Sara and I discovered some ballroom dancers practicing in a series of cupolas located in the park.  They meet in the evenings 4 times a week.  Dancers at each cupola were working on a different dance.  Some were learning Cha-Cha-Cha.  Others were working on their Salsa or Tango moves.  This was ballroom tango.  We explained that Argentine Tango was different.  We danced for them and they really liked close-embrace Tango and our more spontaneous choreography.

All their dancing was definitely Vietnamese in style.  The movements were very dramatic and there were lots of sways and dips. I liked what they were doing and gleaned a couple of Vietnamese moves that would work well in Salsa or Cumbia.

There are some things I’ll definitely miss about Vietnam.  I’ve all ready gone through a severe soup withdrawal.  I’m experimenting with fresh egg noodles and vegetable loaded chicken soups.  It helps.  Same, same, but different!

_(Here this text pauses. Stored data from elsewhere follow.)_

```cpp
int eo_pack(const eonerf_ctx* ctx, const std::vector<const DevStream*>& streams, const float* flat, hipStream_t st) {
    PackJobs jobs;
    int n = 0, most = 1;
    auto flush = [&]() {
        if (n) hipLaunchKernelGGL(k_pack, dim3(std::min((most + 255) / 256, 1024), n), dim3(256), 0, st, flat, ctx->fold, (int)ctx->pl.total, jobs, ctx->dev_status + RANGE_WORD);
        n = 0; most = 1;
    };
    for (const DevStream* d : streams) {
        if (n + 3 > PACK_MAX_JOBS) flush();
        if (d->n16) jobs.j[n++] = PackJob{d->e16, d->n16, d->data, d->n16lo ? 2 : 1};
        if (d->n16lo) jobs.j[n++] = PackJob{d->e16lo, d->n16lo, d->data, 3};
        if (d->n32) jobs.j[n++] = PackJob{d->e32, d->n32, d->data, 0};
        most = std::max(most, std::max(d->n16, d->n32));
    }
    flush();
    return (int)hipGetLastError();
}

int eo_ensure_density_streams(eonerf_ctx* ctx, const float* flat, hipStream_t st) {
    ctx->dens_used = true;
    if (!ctx->dens_dirty) return 0;
    const int rc = ctx->prec == EONERF_F16X3 ? eo_pack(ctx, {&ctx->fwd_dens}, flat, st)
                 : ctx->pipe ? eo_pack(ctx, {&ctx->fwd_dens, &ctx->bwd_dens, &ctx->bwd_dens_heads, &ctx->ig_tail_wt}, flat, st)
                             : eo_pack(ctx, {&ctx->fwd_dens, &ctx->bwd_dens}, flat, st);
    if (!rc) ctx->dens_dirty = false;
    return rc;
}

extern "C" {

int eonerf_version(void) { return EONERF_VERSION; }

const char* eonerf_strerror(int code) {
    switch (code) {
        case EONERF_OK: return "ok";
        case EONERF_E_ARG: return "eonerf: invalid argument";
        case EONERF_E_WORKSPACE: return "eonerf: workspace too small";
        case EONERF_E_STATE: return "eonerf: call sequence error (set_weights / train forward missing, or a ray buffer refilled between eonerf_presample and its forward)";
        case EONERF_E_UNSUPPORTED: return "eonerf: unsupported configuration";
        case EONERF_E_RANGE: return "eonerf: a weight, an activation or a position left fp16's range (|v| > 65504 or not finite) in an fp16 x 3 call since the last check; its outputs are invalid -- render in fp32";
        case EONERF_E_DEVICE: return "eonerf: a device-side hand-off timed out (pipelined backward watchdog) on this or another rank; the gradients of that step are invalid and every optimizer update since has been skipped";
        default: return code > 0 ? hipGetErrorString((hipError_t)code) : "eonerf: unknown error";
    }
}

int eonerf_create(eonerf_ctx** out, const eonerf_config* cfg) {
    if (!out || !cfg || cfg->n_images < 1) return EONERF_E_ARG;
    if (cfg->n_samples < 2 || cfg->n_samples > 256) return EONERF_E_UNSUPPORTED;
    if (cfg->precision != EONERF_FP32 && cfg->precision != EONERF_BF16 && cfg->precision != EONERF_F16X3) return EONERF_E_ARG;
    eonerf_ctx* ctx = new (std::nothrow) eonerf_ctx();
    if (!ctx) return EONERF_E_ARG;
    ctx->cfg = *cfg;
    ctx->n_samples = cfg->n_samples;
    ctx->prec = cfg->precision;
    ctx->bf16 = cfg->precision == EONERF_BF16;
    const bool infer_only = cfg->precision == EONERF_F16X3;
    { const char* e = getenv("EONERF_DETERMINISTIC"); ctx->deterministic = e && atoi(e) != 0; }
    int dev = 0;
    hipDeviceProp_t prop;
    if (hipGetDevice(&dev) != hipSuccess || hipGetDeviceProperties(&prop, dev) != hipSuccess) { delete ctx; return (int)hipErrorNoDevice; }
    ctx->n_cu = prop.multiProcessorCount;
    { const char* e = getenv("EONERF_WGRAD_RIDERS"); if (e) ctx->wgrad_riders = atoi(e); }
    { const char* e = getenv("EONERF_STAGGER"); if (e) ctx->stagger = atoi(e); }
    { const char* e = getenv("EONERF_PIPE_XCD"); if (e) ctx->pipe_xcd = atoi(e); }
    { const char* e = getenv("EONERF_ENC_PAIR"); if (e) ctx->enc_pair = atoi(e); }
    ctx->pl.build(cfg->n_images);
    int rc = upload(ctx->fwd_full, build_fwd_stream(ctx->pl, ctx->prec, true));
    if (!rc) rc = upload(ctx->fwd_dens, build_fwd_stream(ctx->pl, ctx->prec, false));
    if (!rc && !infer_only) rc = upload(ctx->bwd_full, build_bwd_stream(ctx->pl, ctx->bf16, true, false));
    if (!rc && !infer_only) rc = upload(ctx->bwd_dens, build_bwd_stream(ctx->pl, ctx->bf16, false, true));
    if (!rc && !infer_only) rc = upload(ctx->bwd_rgb, build_bwd_stream(ctx->pl, ctx->bf16, true, false, false));
    if (!rc && !infer_only) rc = upload(ctx->bwd_full_ig, build_bwd_stream(ctx->pl, ctx->bf16, true, true, true));
    {
        const char* e = getenv("EONERF_PIPE");
        ctx->n_pipes = ctx->n_cu / PIPE_STAGES;
        ctx->pipe = ctx->bf16 && ctx->n_pipes >= 1 && !(e && atoi(e) == 0);
        if (ctx->pipe && !(e && atoi(e) == 1)) {
            if (!eo_bwd_pipe_fits_a_cu() || getenv("HSA_CU_MASK") || getenv("ROC_GLOBAL_CU_MASK")) ctx->pipe = false;
        }
        { const char* fb = getenv("EONERF_PIPE_FALLBACK"); ctx->pipe_fallback = !(fb && atoi(fb) == 0); }
        if (!rc && ctx->pipe) rc = upload(ctx->pipe_wt, build_pipe_stream(ctx->pl));
        if (!rc && ctx->pipe) rc = upload(ctx->bwd_full_heads, build_bwd_stream(ctx->pl, true, true, false, true, 1));
        if (!rc && ctx->pipe) rc = upload(ctx->bwd_rgb_heads, build_bwd_stream(ctx->pl, true, true, false, false, 1));
        if (!rc && ctx->pipe) rc = upload(ctx->bwd_dens_heads, build_bwd_stream(ctx->pl, true, false, true, false, 1));
        if (!rc && ctx->pipe) rc = upload(ctx->ig_tail_wt, build_ig_tail_stream(ctx->pl));
        { const char* f = getenv("EONERF_PIPE_FAULT"); ctx->pipe_fault_stage = f ? atoi(f) : -1; }
        { const char* f = getenv("EONERF_PIPE_STAMPS");
          if (!rc && ctx->pipe && f && atoi(f)) rc = (int)hipMalloc(&ctx->pipe_stamps, (size_t)ctx->n_pipes * PIPE_STAGES * 128 * sizeof(unsigned long long)); }
    }
    if (!rc) rc = (int)hipMalloc(&ctx->fold, (FOLD_FLOATS + 256 * 256) * sizeof(float));
    if (!rc) rc = (int)hipMalloc(&ctx->loss_scratch, (LOSS_MAX_BLOCKS + 4) * sizeof(float));
    if (!rc) rc = (int)hipMemset(ctx->loss_scratch, 0, (LOSS_MAX_BLOCKS + 4) * sizeof(float));
    if (!rc) rc = (int)hipMalloc(&ctx->dev_status, 64 * sizeof(int));
    if (!rc) rc = (int)hipMemset(ctx->dev_status, 0, 64 * sizeof(int));
    if (!rc) {
        int cm[64];
        for (int s = 0; s < 64; ++s) cm[s] = enc_col_of_slot(ctx->bf16, s);
        rc = (int)hipMalloc(&ctx->enc_colmap, sizeof(cm));
        if (!rc) rc = (int)hipMemcpy(ctx->enc_colmap, cm, sizeof(cm), hipMemcpyHostToDevice);
    }
    if (rc) { eonerf_destroy(ctx); return rc; }
    *out = ctx;
    return EONERF_OK;
}

int eonerf_profile_enable(eonerf_ctx* ctx, int max_launches) {
    if (!ctx || max_launches < 0) return EONERF_E_ARG;
    for (int k = 0; k < EONERF_PROF_KERNELS; ++k) {
        for (int s = 0; s < 2; ++s) {
            for (hipEvent_t e : ctx->prof_ev[k][s]) (void)hipEventDestroy(e);
            ctx->prof_ev[k][s].clear();
            for (int i = 0; i < max_launches; ++i) { hipEvent_t e; HIP_TRY(hipEventCreate(&e)); ctx->prof_ev[k][s].push_back(e); }
        }
        ctx->prof_n[k] = 0;
    }
    ctx->prof_cap = max_launches;
    return EONERF_OK;
}

int eonerf_clock_probe(eonerf_ctx* ctx, float* out4, void* stream) {
    if (!ctx || !out4) return EONERF_E_ARG;
    hipLaunchKernelGGL(k_clock_probe, dim3(ctx->n_cu), dim3(256), 0, (hipStream_t)stream, out4);
    return (int)hipGetLastError();
}

const char* eonerf_profile_name(int kernel) {
    static const char* const names[EONERF_PROF_KERNELS] = {"fwd_chain_camera", "bwd_chain_camera", "wgrad_gemm", "fwd_chain_sun", "bwd_chain_sun",
                                                           "bwd_pipe_camera", "bwd_pipe_sun", "ig_tail_sun"};
    return kernel >= 0 && kernel < EONERF_PROF_KERNELS ? names[kernel] : nullptr;
}

int eonerf_profile_read(eonerf_ctx* ctx, int kernel, float* total_ms, int* launches) {
    if (!ctx || kernel < 0 || kernel >= EONERF_PROF_KERNELS || !total_ms || !launches) return EONERF_E_ARG;
    float sum = 0.f;
    for (int i = 0; i < ctx->prof_n[kernel]; ++i) {
        HIP_TRY(hipEventSynchronize(ctx->prof_ev[kernel][1][i]));
        float ms = 0.f;
        HIP_TRY(hipEventElapsedTime(&ms, ctx->prof_ev[kernel][0][i], ctx->prof_ev[kernel][1][i]));
        sum += ms;
    }
    *total_ms = sum; *launches = ctx->prof_n[kernel];
    return EONERF_OK;
}

int eonerf_destroy(eonerf_ctx* ctx) {
    if (!ctx) return EONERF_E_ARG;
    for (int k = 0; k < EONERF_PROF_KERNELS; ++k) for (int s = 0; s < 2; ++s) for (hipEvent_t e : ctx->prof_ev[k][s]) (void)hipEventDestroy(e);
    release(ctx->fwd_full); release(ctx->fwd_dens); release(ctx->bwd_full); release(ctx->bwd_dens); release(ctx->bwd_rgb); release(ctx->bwd_full_ig); release(ctx->pipe_wt); release(ctx->bwd_full_heads); release(ctx->bwd_rgb_heads); release(ctx->bwd_dens_heads); release(ctx->ig_tail_wt);
    if (ctx->fold) (void)hipFree(ctx->fold);
    if (ctx->loss_scratch) (void)hipFree(ctx->loss_scratch);
    if (ctx->enc_colmap) (void)hipFree(ctx->enc_colmap);
    if (ctx->pipe_stamps) (void)hipFree(ctx->pipe_stamps);
    if (ctx->dev_status) (void)hipFree(ctx->dev_status);
    delete ctx;
    return EONERF_OK;
}

int eonerf_param_tensors(const eonerf_ctx* ctx) { return ctx ? (int)ctx->pl.t.size() : 0; }
size_t eonerf_param_floats(const eonerf_ctx* ctx) { return ctx ? ctx->pl.total : 0; }
int eonerf_param_info(const eonerf_ctx* ctx, int index, const char** name, size_t* offset, int* rows, int* cols) {
    if (!ctx || index < 0 || index >= (int)ctx->pl.t.size()) return EONERF_E_ARG;
    const ParamInfo& p = ctx->pl.t[index];
    if (name) *name = p.name.c_str();
    if (offset) *offset = p.offset;
    if (rows) *rows = p.rows;
    if (cols) *cols = p.cols;
    return EONERF_OK;
}

int eonerf_set_weights(eonerf_ctx* ctx, const float* flat, void* stream) {
    if (!ctx || !flat) return EONERF_E_ARG;
    hipStream_t st = (hipStream_t)stream;
    std::vector<const DevStream*> v;
    v.push_back(&ctx->fwd_full);
    if (ctx->prec == EONERF_F16X3) {}
    else if (ctx->pipe) { v.push_back(&ctx->bwd_full_heads); v.push_back(&ctx->bwd_rgb_heads); }
    else { v.push_back(&ctx->bwd_full); v.push_back(&ctx->bwd_rgb); }
    if (ctx->pipe) v.push_back(&ctx->pipe_wt);
    const bool with_dens = ctx->dens_used;
    if (with_dens) {
        v.push_back(&ctx->fwd_dens);
        if (ctx->prec != EONERF_F16X3) v.push_back(&ctx->bwd_dens);
        if (ctx->pipe) { v.push_back(&ctx->bwd_dens_heads); v.push_back(&ctx->ig_tail_wt); }
    }
    ctx->need_repack = false;
    int rc = fold_heads(ctx, flat, st);
    if (!rc && ctx->prec == EONERF_F16X3) {
        rc = (int)hipMemsetAsync(ctx->dev_status + RANGE_STICKY_WORD, 0, sizeof(int), st);
        if (!rc) rc = weight_range(ctx, flat, st);
    }
    if (!rc) rc = eo_pack(ctx, v, flat, st);
    if (!rc) { ctx->weights_set = true; ctx->dens_dirty = !with_dens; ctx->full_ig_dirty = true; ctx->dens_used = false; }
    return rc;
}

int eonerf_debug_pipe_stamps(eonerf_ctx* ctx, unsigned long long* host_out, int capacity) {
    if (!ctx || !ctx->pipe_stamps || !host_out) return 0;
    const int n = ctx->n_pipes * PIPE_STAGES * 128;
    if (capacity < n) return 0;
    if (hipDeviceSynchronize() != hipSuccess) return 0;
    if (hipMemcpy(host_out, ctx->pipe_stamps, (size_t)n * sizeof(unsigned long long), hipMemcpyDeviceToHost) != hipSuccess) return 0;
    return n;
}

int eonerf_device_status(eonerf_ctx* ctx, void* stream) {
    if (!ctx) return EONERF_E_ARG;
    int err = 0;
    HIP_TRY(hipMemcpyAsync(&err, ctx->dev_status, sizeof(int), hipMemcpyDeviceToHost, (hipStream_t)stream));
    HIP_TRY(hipStreamSynchronize((hipStream_t)stream));
    if (!err) return EONERF_OK;
    HIP_TRY(hipMemsetAsync(ctx->dev_status, 0, sizeof(int), (hipStream_t)stream));
    if ((err & ~0x100) == EO_STATUS_PRESAMPLE_STALE) return EONERF_E_STATE;
    if (ctx->pipe && ctx->pipe_fallback) { ctx->pipe = false; ctx->need_repack = true; }
    return EONERF_E_DEVICE;
}

int eonerf_range_status(eonerf_ctx* ctx, void* stream) {
    if (!ctx) return EONERF_E_ARG;
// ... 53 lines not shown
```

eonerf_code_amd/csrc/eonerf_kernels.h:

```cpp
#pragma once
#include <hip/hip_runtime.h>
#include <stdint.h>
#include "eonerf_common.h"
#include "eonerf_rays.h"

struct EoAttrOnce {
    bool done[64] = {};
    template <class F> hipError_t ensure(F&& set) {
        int dev = -1;
        if (hipGetDevice(&dev) != hipSuccess || dev < 0 || dev >= 64) return set();
        if (done[dev]) return hipSuccess;
        const hipError_t e = set();
        if (e == hipSuccess) done[dev] = true;
        return e;
    }
};

constexpr int ACT_ROW_ENC = 0;
constexpr int ACT_ROW_X1 = 64;
constexpr int ACT_ROW_HEADS = 64 + 8 * 256;
constexpr int ACT_ROW_A1 = ACT_ROW_HEADS;
constexpr int ACT_ROW_T1 = ACT_ROW_A1 + 128;
constexpr int ACT_ROW_EMB = ACT_ROW_T1 + 512;
constexpr int ACT_ROWS_FULL = ACT_ROW_EMB + 32;
constexpr int ACT_ROWS_DENSITY = ACT_ROW_HEADS;

constexpr int GRD_ROW_Y0 = 0;
constexpr int GRD_ROW_SIG = 8 * 256;
constexpr int GRD_ROW_A2 = GRD_ROW_SIG + 32;
constexpr int GRD_ROW_A1 = GRD_ROW_A2 + 32;
constexpr int GRD_ROW_T1 = GRD_ROW_A1 + 128;
constexpr int GRD_ROW_T5 = GRD_ROW_T1 + 512;
constexpr int GRD_ROWS_FULL = GRD_ROW_T5 + 32;
constexpr int GRD_ROWS_DENSITY = GRD_ROW_SIG + 32;
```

I will also miss the inexpensive, yet professional body and head massages. They were 20% of massage rates in Argentina.  One of our last treats before leaving Vietnam was a trip to the beauty parlor.  Sara got her toes done.  I didn’t.  I opted instead for a shampoo and head massage.  It takes about an hour. They even rub as far down as your tension holding shoulder blades.  When finished, grey hairs appear darker. You are no longer weary and tired.  You feel younger and alive, each hair follicle revitalized.  You are ready for your next adventure. Aahh!  Africa? Hold that thought!